## Project Planning Stage (Individual)
#### Peter Wojnicki | 78625613 | Group 9 | Section 008

### <u>(1) Data Description:</u>

<center><b>Table 1.</b> Overview of Data with Number of Columns and Observations</center>

| Source File Name | Number of Columns | Total Number of Observations |
|:-:|:-:|:-:|
|players.csv| 7 | 196 |
|sessions.csv| 5 | 1535 | 

#### **Players Dataset**

**experience (chr):** "Amateur", "Beginner", "Regular", "Pro", "Veteran" assigned based on experience.

**subscribe (lgl):** "True" or "False" if subscribed.

**hashedEmail (chr):** Hashed Email of player.

**played_hours (dbl):** Number of hours played.

**name (chr):** Name of player.

**gender (chr):** "Female" or "Male" for gender of player.

**Age (dbl):** Age of player.

#### Potential Issues:
- experience is self-declared and might have some bias
- joining players with sessions might pose issues

#### **Sessions Dataset**

**hashedEmail (chr):** Hashed Email of player.

**start_time (chr):** Start time of session in format of DAY/MONTH/YEAR HOUR:MINUTE.
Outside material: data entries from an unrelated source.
# chen-bowen/instacart_next_order_recommendation

Measured on AMD Instinct MI355X. Metric: recommend_qps_top20_49k7_catalog, higher is better.
Workload: dtype f16x3 (f32 operands split into 2 f16 planes, 3 f16 MFMAs per product, f32 accumulate; fp32-level accuracy)

## Files before the change

### instacart_next_order_recommendation_amd/csrc/encoder.hip

```cpp
#include <stdlib.h>

#include <mutex>
#include <type_traits>
#include <vector>

#include "common.h"
#include "gemm_x3.h"
#include "wt_gemm.h"
#include "encoder_x3.h"

namespace icrec {

__device__ __forceinline__ int find_seq(const int32_t* __restrict__ cu, int n_seqs, int t) {
    int lo = 0, hi = n_seqs;
    while (hi - lo > 1) {
        int mid = (lo + hi) >> 1;
        if (cu[mid] <= t) lo = mid; else hi = mid;
    }
    return lo;
}

template <int H, bool SPLIT>
__device__ __forceinline__ void ln_row(float (&v)[H / 64], const float* __restrict__ g, const float* __restrict__ b,
                                       float eps, float* __restrict__ out, _Float16* __restrict__ oh,
// ... 263 lines not shown
#pragma unroll
    for (int j = 0; j < 8; ++j) {
        const _Float16 a = (_Float16)x[j];
        hi[j] = a;
        lo[j] = (_Float16)((x[j] - (float)a) * LO_SCALE);
    }
}

__device__ __forceinline__ half4 lds_read_tr(const _Float16* p) {
    typedef __fp16 fp16x4 __attribute__((__vector_size__(4 * sizeof(__fp16))));
    return __builtin_bit_cast(half4, __builtin_amdgcn_ds_read_tr16_b64_v4f16(
                                         (__attribute__((address_space(3))) fp16x4*)(reinterpret_cast<uintptr_t>(p))));
}
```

**end_time (chr):** End time of session in format of DAY/MONTH/YEAR HOUR:MINUTE.

**original_start_time (dbl):** Start time recorded in UNIX time (milliseconds).

**original_end_time (dbl):** End time recorded in UNIX time (milliseconds).

#### Potential Issues:
- start_time and end_time are dates and times that both need to be wrangled into a usable form
- original_start_time and original_end_time are in milliseconds

### <u>(2) Questions:</u>

I hope to address demand forecasting and use this data to predict highest demand periods for licences and server demand. Since we have the start and end times of the sessions, we can understand which days and times that players start playing the game. Studying these dates and times could offer vital clues when most players will login and when resources should be appropriately allocated to avoid outages and disruption of services.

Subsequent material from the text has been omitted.